Deadly mix: oligarchic economics and racist, nationalist populism

A treacherous alliance is growing that will undermine democratic institutions in the US and elsewhere.

The United States presents itself as the beacon of democracy in contrast to the autocracies of China and Russia. Yet American democracy is in danger of succumbing to the same sort of oligarchic economics and racist nationalism that thrive in both these powers.

After all, it wasn’t long ago that Donald Trump – who openly admired Xi Jinping and Vladimir Putin – encouraged racist nationalism in America while delivering much of the US government into the hands of America’s super-rich.

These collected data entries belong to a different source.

struct NoBatch {
  char unused;
};
template <typename T, int RPT, int NR, bool FIELDP, bool APOD, bool BATCH = false>
__global__ __launch_bounds__(kTraceBlock) void spot_trace_kernel(
    const DevSurfHot<T>* __restrict__ surf_tab, const DevSurfCold<T>* __restrict__ cold_tab,
    const DevOptics<T>* __restrict__ optics_tab, const T* __restrict__ coeff_tab,
    SpotArgs<T> a, typename std::conditional<BATCH, SpotBatch<T>, NoBatch>::type batch) {
  static_assert(!(BATCH && FIELDP), "a batched cell has ONE field point");
  constexpr bool kFetch = fetch_level<T, NR, true>() >= 1;
  constexpr bool kFetchRows = fetch_level<T, NR, true>() >= 2;
  constexpr bool field_planes = FIELDP;

  SpotAcc acc;
  uint32_t status = 0;
  bool prt_fresh = false;
  constexpr int64_t kTileRays = (int64_t)kTraceBlock * RPT;
  const int tiles_per_block = a.tiles_per_block;

  for (int tt = 0; tt < tiles_per_block; ++tt) {
    const auto A0 = arg_view<kFetch, T>(a);
    const int64_t n_rays = A0->n;
    const int64_t ntiles = (n_rays + kTileRays - 1) / kTileRays;
    const int64_t tile = (int64_t)blockIdx.x * tiles_per_block + tt;
    if (tile >= ntiles) break;
    const int64_t base = (tile * kTraceBlock + threadIdx.x) * RPT;
    const int64_t left = n_rays - base;
    const int cnt = left >= RPT ? RPT : (left > 0 ? (int)left : 0);
    const auto& in_ = A0->in;
    const bool vig_planes = !BATCH && in_.vx != nullptr;
    T tx0, ty0, vx0, vy0;
    if constexpr (BATCH) {
      const SpotCell<T>& cell = batch.c[blockIdx.y];
      tx0 = cell.tx; ty0 = cell.ty; vx0 = cell.vx; vy0 = cell.vy;
    } else {
      tx0 = in_.tx0; ty0 = in_.ty0; vx0 = in_.vx0; vy0 = in_.vy0;
    }
    const uint32_t rg_flags = in_.flags;

    T in[6][RPT];
    if (RPT > 1 && cnt == RPT) {
      using V = typename VecOf<T, RPT>::type;
      V v[6];
      v[0] = *reinterpret_cast<const V*>(in_.px + base);
      v[1] = *reinterpret_cast<const V*>(in_.py + base);
      if constexpr (FIELDP) {
        v[2] = *reinterpret_cast<const V*>(in_.hx + base);
        v[3] = *reinterpret_cast<const V*>(in_.hy + base);
      }
      if (vig_planes) {
        v[4] = *reinterpret_cast<const V*>(in_.vx + base);
        v[5] = *reinterpret_cast<const V*>(in_.vy + base);
      }
#pragma unroll
      for (int k = 0; k < RPT; ++k) {
        in[0][k] = vec_get<T, RPT>(v[0], k);
        in[1][k] = vec_get<T, RPT>(v[1], k);
        in[2][k] = field_planes ? vec_get<T, RPT>(v[2], k) : T(0);
        in[3][k] = field_planes ? vec_get<T, RPT>(v[3], k) : T(0);
        in[4][k] = vig_planes ? vec_get<T, RPT>(v[4], k) : vx0;
        in[5][k] = vig_planes ? vec_get<T, RPT>(v[5], k) : vy0;
      }
    } else {
#pragma unroll
      for (int k = 0; k < RPT; ++k) {
        const bool ok = k < cnt;
        in[0][k] = ok ? in_.px[base + k] : T(0);
        in[1][k] = ok ? in_.py[base + k] : T(0);
        in[2][k] = (ok && field_planes) ? in_.hx[base + k] : T(0);
        in[3][k] = (ok && field_planes) ? in_.hy[base + k] : T(0);
        in[4][k] = (ok && vig_planes) ? in_.vx[base + k] : vx0;
        in[5][k] = (ok && vig_planes) ? in_.vy[base + k] : vy0;
      }
    }

    using LP = LanePack<T, RPT, 0, NR>;
    using V = typename LP::V;
    constexpr int NV = LP::NV;
    Ray<V> r[NV];
    {
      const RaygenConsts<T> c = consts_of(&A0->rgc);
#pragma unroll
      for (int k = 0; k < RPT; ++k) {
        T tx = tx0, ty = ty0, o[6];
        if constexpr (FIELDP) {
          if ((rg_flags & kRaygenCheckField) && (outside_unit(in[2][k]) || outside_unit(in[3][k])))
            status |= kStatusFieldRange;
          raygen_field<T>(c, in[2][k], in[3][k], tx, ty);
        }
        raygen_pupil<T>(rg_flags, in[4][k], in[5][k], in[0][k], in[1][k], status);
        raygen_one<T>(c, tx, ty, in[0][k], in[1][k], in[4][k], in[5][k], o);
        Ray<T> q;
        q.x = o[0]; q.y = o[1]; q.z = o[2];
        q.L = o[3]; q.M = o[4]; q.N = o[5];
        if constexpr (APOD) q.i = raygen_apodize<T>(c, in[0][k], in[1][k]); else q.i = T(1);
        q.opd = T(0);
        LP::put(r, k, q);
      }
    }

    bool is_global = true;
    DevSurf<T> last_traced;
    last_traced.cold = as_const(cold_tab);
    Prt<T, 0> P[1];
    Ray<V> gv[NV];
    if constexpr (kFetchRows) {
      int last_idx = 0;
      const int first = kernargs<T, SpotArgs<T>>()->a.first;
      for (int s = first; s <= kernargs<T, SpotArgs<T>>()->a.last; ++s) {
        const SurfFetched<T> h = [&](int s_) {
          if constexpr (BATCH)
            return fetched_surface_of<T, SpotArgs<T>>(s_, batch.c[blockIdx.y].optics,
                                                      batch.c[blockIdx.y].n_wl,
                                                      batch.c[blockIdx.y].wl);
          else
            return fetched_surface<T, SpotArgs<T>>(s_);
        }(s);
        if (refresh(h.hot)->interaction != kRecordOnly) {
          surface_step<V, NV, 0, NR, (RPT > 1)>(h, as_const(kernargs<T, SpotArgs<T>>()->coeffs), is_global, r,
                                     P, status, prt_fresh);
          is_global = false;
          last_idx = s;
        }
      }
      const DevSurf<T> lt = fetched_surface<T, SpotArgs<T>>(last_idx).surf();
      const bool keep =
          is_global || (kernargs<T, SpotArgs<T>>()->a.in.flags & kSpotHitsLocal) != 0;
#pragma unroll
      for (int j = 0; j < NV; ++j) gv[j] = keep ? r[j] : to_global<V>(lt, r[j]);
    } else {
      constexpr bool kPrefetch =
          (OL_FUSED_NR_PREFETCH || NR == 0) && (OL_PREFETCH_F64 || sizeof(T) == 4);
      DevSurfHot<T> cur = surf_tab[a.first];
      for (int s = a.first; s <= a.last; ++s) {
        DevSurf<T> S;
        if constexpr (kPrefetch) {
          static_cast<DevSurfHot<T>&>(S) = cur;
          if (s < a.last) cur = surf_tab[s + 1];
        } else {
          static_cast<DevSurfHot<T>&>(S) = surf_tab[s];
        }
        S.cold = as_const(cold_tab) + s;
        if (S.interaction != kRecordOnly) {
          DevOptics<T> O;
          if constexpr (BATCH) {
            const SpotCell<T>& cell = batch.c[blockIdx.y];
            O = cell.optics[s * cell.n_wl + cell.wl];
          } else {
            O = optics_tab[s * a.n_wl + a.wl];
          }
          surface_step<V, NV, 0, NR, (RPT > 1)>(S, O, as_const(coeff_tab), is_global, r, P, status,
                                     prt_fresh);
          is_global = false;
          last_traced = S;
        }
      }
      const bool keep = is_global || (a.in.flags & kSpotHitsLocal) != 0;
#pragma unroll
      for (int j = 0; j < NV; ++j) gv[j] = keep ? r[j] : to_global<V>(last_traced, r[j]);
    }

    T hx_[RPT], hy_[RPT], hi_[RPT];
    const auto A1 = arg_view<kFetch, T>(a);
    double cx, cy;
    if constexpr (BATCH) {
      cx = batch.c[blockIdx.y].cx; cy = batch.c[blockIdx.y].cy;
    } else {
      cx = A1->cx; cy = A1->cy;
    }
#pragma unroll
    for (int k = 0; k < RPT; ++k) {
      const Ray<T> g = LP::ray(gv, k);
      hx_[k] = g.x; hy_[k] = g.y; hi_[k] = g.i;
      if (k < cnt) acc.add(g.x, g.y, g.i, cx, cy);
    }
    if (A1->hits[0] != nullptr && cnt > 0) {
      const RayIndexT<false> at{tile * (kTraceBlock * RPT), (uint32_t)threadIdx.x * RPT};
      int64_t cell_off = 0;
      if constexpr (BATCH) cell_off = (int64_t)blockIdx.y * 3 * batch.hits_stride;
      store_plane<T, RPT>(A1->hits[0] + cell_off, at, cnt, hx_);
      store_plane<T, RPT>(A1->hits[1] + cell_off, at, cnt, hy_);
      store_plane<T, RPT>(A1->hits[2] + cell_off, at, cnt, hi_);
    }
  }

  const auto A2 = arg_view<kFetch, T>(a);
  if constexpr (BATCH) acc.flush(A2->out + 8 * blockIdx.y);
  else acc.flush(A2->out);
  uint32_t* status_out = A2->status;
  if (status && status_out) atomicOr(status_out, status);
}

Now state-level Republicans are busily suppressing votes of people of color and paving the way for a possible anti-democratic coup, while the national Republican party excuses the attack on the Capitol – calling it “legitimate political discourse” – and censors Representatives Liz Cheney and Adam Kinzinger, the only two congressional Republicans serving on the panel investigating that attack.

America’s oligarchic wealth, meanwhile, has reached levels rivaling or exceeding those of Russia and China. During the pandemic, America’s 745 billionaires increased their holdings by 70%, adding $2.1tn to their wealth in just over a year.

A portion of this wealth is going into politics. As early as 2012, more than 40% of all money spent in federal elections came from the wealthiest of the wealthiest – not the top 1% or even the top tenth of the 1%, but from the top 1% of the 1%.

Now, some of this wealth is supporting Trumpism. Peter Thiel, a staunch Trump supporter whose net worth is estimated by Forbes to be $2.6bn, has become one of the Republican party’s largest donors.

Last year, Thiel gave $10m each to the campaigns of two protégés – Blake Masters, who is running for the Senate from Arizona, and JD Vance, from Ohio. Thiel is also backing 12 House candidates, three of whom are running primary challenges to Republicans who voted to impeach Trump for the events of January 6.

It’s not just Republicans. Last year, at least 13 billionaires who had previously donated to Trump lavished campaign donations on Democratic senators Joe Manchin and Kyrsten Sinema, according to an analysis of Federal Election Commission records.

The combination of oligarchic wealth and racist nationalism is treacherous for democratic institutions in the US and elsewhere. Capitalism is consistent with democracy only if democracy reduces the inequalities, insecurities, joblessness, and poverty that accompany unbridled profit-seeking.

For the first three decades after the second world war, democracy did this. The US and war-ravaged western Europe built the largest middle classes the world had ever seen, and the most buoyant democracies.

The arrangement was far from perfect, but with the addition of civil rights and voting rights, subsidized healthcare (in the US, Medicare and Medicaid), and a vast expansion of public education, democracy was on the way to making capitalism work for the vast majority.